Para
não se confundir a constituição republicana com a democrática (como costuma
acontecer), é preciso observar-se o seguinte. As formas de um Estado (civitas)
podem classificar-se segundo a diferença das pessoas que possuem o supremo
poder do Estado, ou segundo o modo de
governar o povo, seja quem for o seu governante; a primeira chama-se
efectivamente a forma da soberania (forma
imperis) e só há três formas possíveis, a saber, a soberania é possuída por um só, ou por alguns que entre si se religam, ou por todos conjuntamente, formando a sociedade civil (autocracia,
aristocracia e democracia; o poder do príncipe, da nobreza e do povo). A
segunda é a forma de governo (forma regiminis) e refere-se ao modo, baseado na
constituição (no acto da vontade geral pela qual a massa se torna um povo),
como o Estado faz uso da plenitude do seu poder: neste sentido, a constituição
é ou republicana, ou despótica. O republicanismo é o princípio político da separação do poder
executivo (governo)do legislativo; o despotismo é o princípio da execução
arbitrária pelo Estado de leis que ele a si mesmo deu, por conseguinte, a
vontade pública é manejada pelo governante como sua vontade privada. – Das três
formas de Estado, a democracia é, no sentido próprio da palavra,
necessariamente um despotismo, porque
funda um poder executivo em que todos decidem sobre e, em todo o caso, também
contra um (que, por conseguinte, não
dá o seu consentimento), portanto, todos, sem no entanto serem todos, decidem –
o que é uma contradição da vontade geral consigo mesma e com a liberdade.

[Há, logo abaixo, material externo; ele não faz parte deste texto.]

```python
EXPORTED_SYMBOLS = [
    "mb200_version", "mb200_last_error", "mb200_check_device", "mb200_gemm",
    "mb200_launch_count", "mb200_prof_enable", "mb200_prof_read",
    "mb200_layernorm_fwd", "mb200_layernorm_bwd", "mb200_layernorm_param_grad", "mb200_rope", "mb200_rope_table",
    "mb200_softmax_fwd", "mb200_softmax_bwd", "mb200_build_labels", "mb200_embed_assemble", "mb200_embed_gather",
    "mb200_cross_entropy", "mb200_colsum", "mb200_dropout_fwd", "mb200_dropout_apply", "mb200_patchify",
    "mb200_nchw_to_nhwc8", "mb200_im2col3x3", "mb200_avgpool_nhwc",
    "mb200_vit_assemble", "mb200_argmax", "mb200_sample", "mb200_add", "mb200_peer_reduce_bcast", "mb200_sumsq", "mb200_adamw_step",
    "mb200_cast_f32_to_bf16", "mb200_cast_bf16_to_f32",
    "mb200_vit_workspace_bytes", "mb200_vit_forward", "mb200_attn_decode", "mb200_attn_fwd_tile", "mb200_attn_fwd_flash",
    "mb200_attn_bwd_tile",
    "mb200_vit_train_workspace_bytes", "mb200_vit_forward_train", "mb200_vit_backward", "mb200_quick_gelu_bwd",
    "mb200_layernorm_param_grad_rows", "mb200_set_gemm_sm_limit", "mb200_set_optimizer_grid", "mb200_scale_add", "mb200_dot",
    "mb200_gptj_sched_workspace_bytes", "mb200_gptj_sched_forward", "mb200_gptj_sched_backward",
    "mb200_col_moments", "mb200_channel_affine", "mb200_col2im3x3", "mb200_avgpool_nhwc_bwd",
    "mb200_kv_append", "mb200_gptj_sched_infer_workspace_bytes", "mb200_gptj_sched_infer",
    "mb200_gptj_sched_backward_range", "mb200_bn_finalize_fwd", "mb200_bn_bwd_coeffs",
    "mb200_gptj_sched_decode_step", "mb200_decode_embed", "mb200_decode_advance", "mb200_rope_table_dev",
    "mb200_attn_decode_dev", "mb200_gptj_sched_recompute_workspace_bytes", "mb200_gptj_sched_forward_recompute",
    "mb200_gptj_sched_backward_range_recompute",
]
```

magma_b200/csrc/gemm.cu:

```cuda
#include <mutex>
#include <stdlib.h>

#include "gemm_common.cuh"

namespace mb200 {

template <bool kOn>
struct EpiMaps {
  CUtensorMap m[3];
};
template <>
struct EpiMaps<false> {};

template <int BN, bool A_MN, bool B_MN, bool EPI_TMA, uint32_t FORM = EF_RUNTIME>
__global__ void __launch_bounds__(kThreads, 1)
gemm_wgmma_kernel(const __grid_constant__ CUtensorMap tmA, const __grid_constant__ CUtensorMap tmB,
                  const __grid_constant__ EpiMaps<EPI_TMA> tmE, const __grid_constant__ GemmKernelParams p) {
  using C_ = Cfg<BN>;
  constexpr int kStages = C_::kStages;

  extern __shared__ uint8_t smem_raw[];
  uint8_t* smem = smem_raw + ((1024u - (smem_u32(smem_raw) & 1023u)) & 1023u);
  uint8_t* smem_a = smem;
  uint8_t* smem_b = smem + kStages * C_::kABytes;
// ... 171 lines not shown
  cuuint32_t estr[4] = {1, 1, 1, 1};
  if (!op.mn_major) {
    dims[0] = (cuuint64_t)K;
    dims[1] = (cuuint64_t)rows;
    box[0] = BK;
    box[1] = (cuuint32_t)box_rows;
  } else {
    dims[0] = (cuuint64_t)rows;
    dims[1] = (cuuint64_t)K;
    box[0] = 64;
    box[1] = BK;
  }
  dims[2] = (cuuint64_t)nb0;
  dims[3] = (cuuint64_t)nb1;
  box[2] = 1;
  box[3] = 1;
  strides[0] = (cuuint64_t)op.ld * 2;
  strides[1] = (cuuint64_t)(nb0 > 1 ? op.bs0 : op.ld) * 2;
  strides[2] = (cuuint64_t)(nb1 > 1 ? op.bs1 : op.ld) * 2;
  CUresult r = enc(out, CU_TENSOR_MAP_DATA_TYPE_BFLOAT16, 4, const_cast<void*>(op.ptr), dims, strides, box, estr,
                   CU_TENSOR_MAP_INTERLEAVE_NONE, CU_TENSOR_MAP_SWIZZLE_128B, CU_TENSOR_MAP_L2_PROMOTION_L2_256B,
                   CU_TENSOR_MAP_FLOAT_OOB_FILL_NONE);
  MB_REQUIRE(r == CUDA_SUCCESS, MB200_E_CUDA,
             "cuTensorMapEncodeTiled failed (%d): dims=(%llu,%llu,%llu,%llu) strides=(%llu,%llu,%llu) box=(%u,%u)",
             (int)r, (unsigned long long)dims[0], (unsigned long long)dims[1], (unsigned long long)dims[2],
             (unsigned long long)dims[3], (unsigned long long)strides[0], (unsigned long long)strides[1],
             (unsigned long long)strides[2], box[0], box[1]);
  return 0;
}
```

Toda a forma de governo que não seja representativa é, em termos estritos,
uma não-forma, porque o legislador
não pode ser ao mesmo tempo executor da sua vontade numa e mesma pessoa (como
também a universal da premissa maior num silogismo não pode ser ao mesmo tempo
a subsunção do particular na premissa menor); e, embora as duas outras
constituições políticas sejam sempre defeituosas porque proporcionam espaço a
um tal modo de governo, é nelas ao menos possível que adoptem um modo de
governo conforme com o espírito de um
sistema representativo como, por exemplo, Frederico II ao dizer que ele era
simplesmente o primeiro servidor do Estado, ao passo que a constituição
democrática torna isso impossível porque todos querem ser o soberano. – Pode,
pois, dizer-se: quanto mais reduzido é o pessoal do poder estatal (o número de
dirigentes), tanto maior é a representação dos mesmos, tanto mais a
constituição política se harmoniza com a possibilidade do republicanismo e pode
esperar que, por fim, a ele chegue mediante reformas graduais. Por tal razão,
chegar a esta constituição plenamente jurídica é mais difícil na aristocracia
do que na monarquia e é impossível na democracia, a não ser mediante uma
revolução violenta. Mas ao povo interessa mais, sem comparação, o modo de
governo do que a forma de Estado (embora tenha também muita importância a sua
maior ou menor adequação àquele fim). Ao modo de governo que deve ser conforme
à ideia de direito pertence o sistema representativo, o único em que é possível
um modo de governo republicano e sem o qual todo o governo é despótico e
violento (seja qual for a sua constituição). – Nenhuma das denominadas
repúblicas antigas conheceu este sistema e tiveram de dissolver-se
efectivamente no despotismo, que, sob o poder supremo de um só, é ainda o mais
suportável de todos os despotismos.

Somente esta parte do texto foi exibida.